She wouldn’t be there, of course, but I wanted to sit on the Koloskys’ steps again, to be by myself until I could think things out and calm down.
The gate was fastened tight. As soon as I put my hand on it, a dog started to bark. He was chained to the veranda, and he pulled and strained as if he wanted to break loose and come after me.
From the front door came two small children, followed by their thin, peevish-sounding mother. They all stared at me. Then a sullen, dark man appeared along the side of the house. He spoke sharply to the dog and came down the path toward me, the woman’s eyes following him all the way.
“Do you want something?” His voice was surprisingly rich, with a lazy overtone. I found myself swaying slightly with its rhythm.
“Uh...no,” I said, feeling fascinated and repelled at the same time. “I used to...Sonia was...you have any girls my age?”
At that his eyes became as sleepy as his voice, and he looked me over slowly and thoroughly. I felt too aware of myself. Somehow ashamed.
“No, none like you,” he said. “Just little ones. Five and six.”

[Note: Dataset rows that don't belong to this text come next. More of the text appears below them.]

def level_post(refiner_out, rot, trans, camera, scale, depth_state=None, reset=None, reset_parallax=1.0):
    ro = as_f32(refiner_out, "refiner_out")
    b, h, w, five = ro.shape
    if five != 5:
        raise ValueError(f"refiner output must have 5 channels, got {five}")
    rot = as_f32(rot, "rot")
    tr = as_f32(trans, "trans").reshape(b, 3)
    f = as_f32(camera["f"], "camera['f']").reshape(b, 2)
    c = as_f32(camera["c"], "camera['c']").reshape(b, 2)
    para = torch.empty((b, h, w, 1), dtype=torch.float32, device=ro.device)
    depth = torch.empty_like(para)
    other = torch.empty((b, h, w, 4), dtype=torch.float32, device=ro.device)
    if reset is not None:
        rp = _reset_mask(reset, b, depth_state)
        check(lib.m4d_level_post_m(dptr(ro), dptr(rot, "rot"), rot.shape[1], dptr(tr), dptr(f), dptr(c), b, h, w,
                                   float(scale), dptr(para), dptr(depth), dptr(other), dptr(depth_state, "depth_state"),
                                   rp, float(reset_parallax), stream_ptr()), "m4d_level_post_m")
        return para, depth, other
    check(lib.m4d_level_post(dptr(ro), dptr(rot, "rot"), rot.shape[1], dptr(tr), dptr(f), dptr(c), b, h, w,
                             float(scale), dptr(para), dptr(depth), dptr(other), dptr(depth_state, "depth_state"),
                             stream_ptr()), "m4d_level_post")
    return para, depth, other


def bias_act_(x, bias, slope=0.1):
    C = x.shape[-1]
    rows = x.numel() // C
    check(lib.m4d_bias_act(dptr(x, "x"), dptr(bias, "bias"), rows, C, float(slope), dptr(x, "x"), stream_ptr()),
          "m4d_bias_act")
    return x


_ws_cache = {}


def _workspace(key, nbytes, device):
    k = (key, device, torch.cuda.current_stream(device).cuda_stream if device.type == "cuda" else 0)
    ws = _ws_cache.get(k)
    if ws is None or ws.numel() * 4 < nbytes:
        ws = torch.empty((nbytes + 3) // 4, dtype=torch.float32, device=device)
        _ws_cache[k] = ws
    return ws


_zero_ws_cache = {}


def zeroed_workspace(key, shape, device):
    k = (key, tuple(shape), device, torch.cuda.current_stream(device).cuda_stream if device.type == "cuda" else 0)
    buf = _zero_ws_cache.get(k)
    if buf is None:
        buf = torch.zeros(tuple(shape), dtype=torch.float32, device=device)
        _zero_ws_cache[k] = buf
    return buf


def dinl_act(x, scale, bias, slope=1.0, out=None, offset=(0, 0)):
    x = as_f32(x, "x")
    b, h, w, C = x.shape
    ws = _workspace("dinl", 4 * int(lib.m4d_dinl_workspace_floats(b, C)), x.device)
    if out is None:
        out = torch.empty_like(x)
    check(lib.m4d_dinl_fwd_padded(dptr(x, "x"), dptr(scale.reshape(-1), "scale"), dptr(bias.reshape(-1), "bias"),
                                  b, h, w, C, float(slope), dptr(ws), dptr(out, "out"), out.shape[1], out.shape[2],
                                  int(offset[0]), int(offset[1]), stream_ptr()), "m4d_dinl_fwd_padded")
    return out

“Robert!” came his wife’s voice. It had the whine of a buzz saw. He smiled at me as though she were a joke between us, and I turned away in embarrassment.
I was glad to get away. This family was a mud puddle compared to the Koloskys. I stayed away after that.
* * *
The night my brother Paul was due home, the house was shining clean. We had his favorite foods ready for a late supper. His bed had been made up with sheets taken right from the clothesline, smelling of sun and sea. On the kitchen table, yellow-centered daisies sat snug in the old sugar bowl. Yellow linen napkins lay folded at each place. The woodbox overflowed. There was enough kindling split to last the weekend, and the water pails stood full.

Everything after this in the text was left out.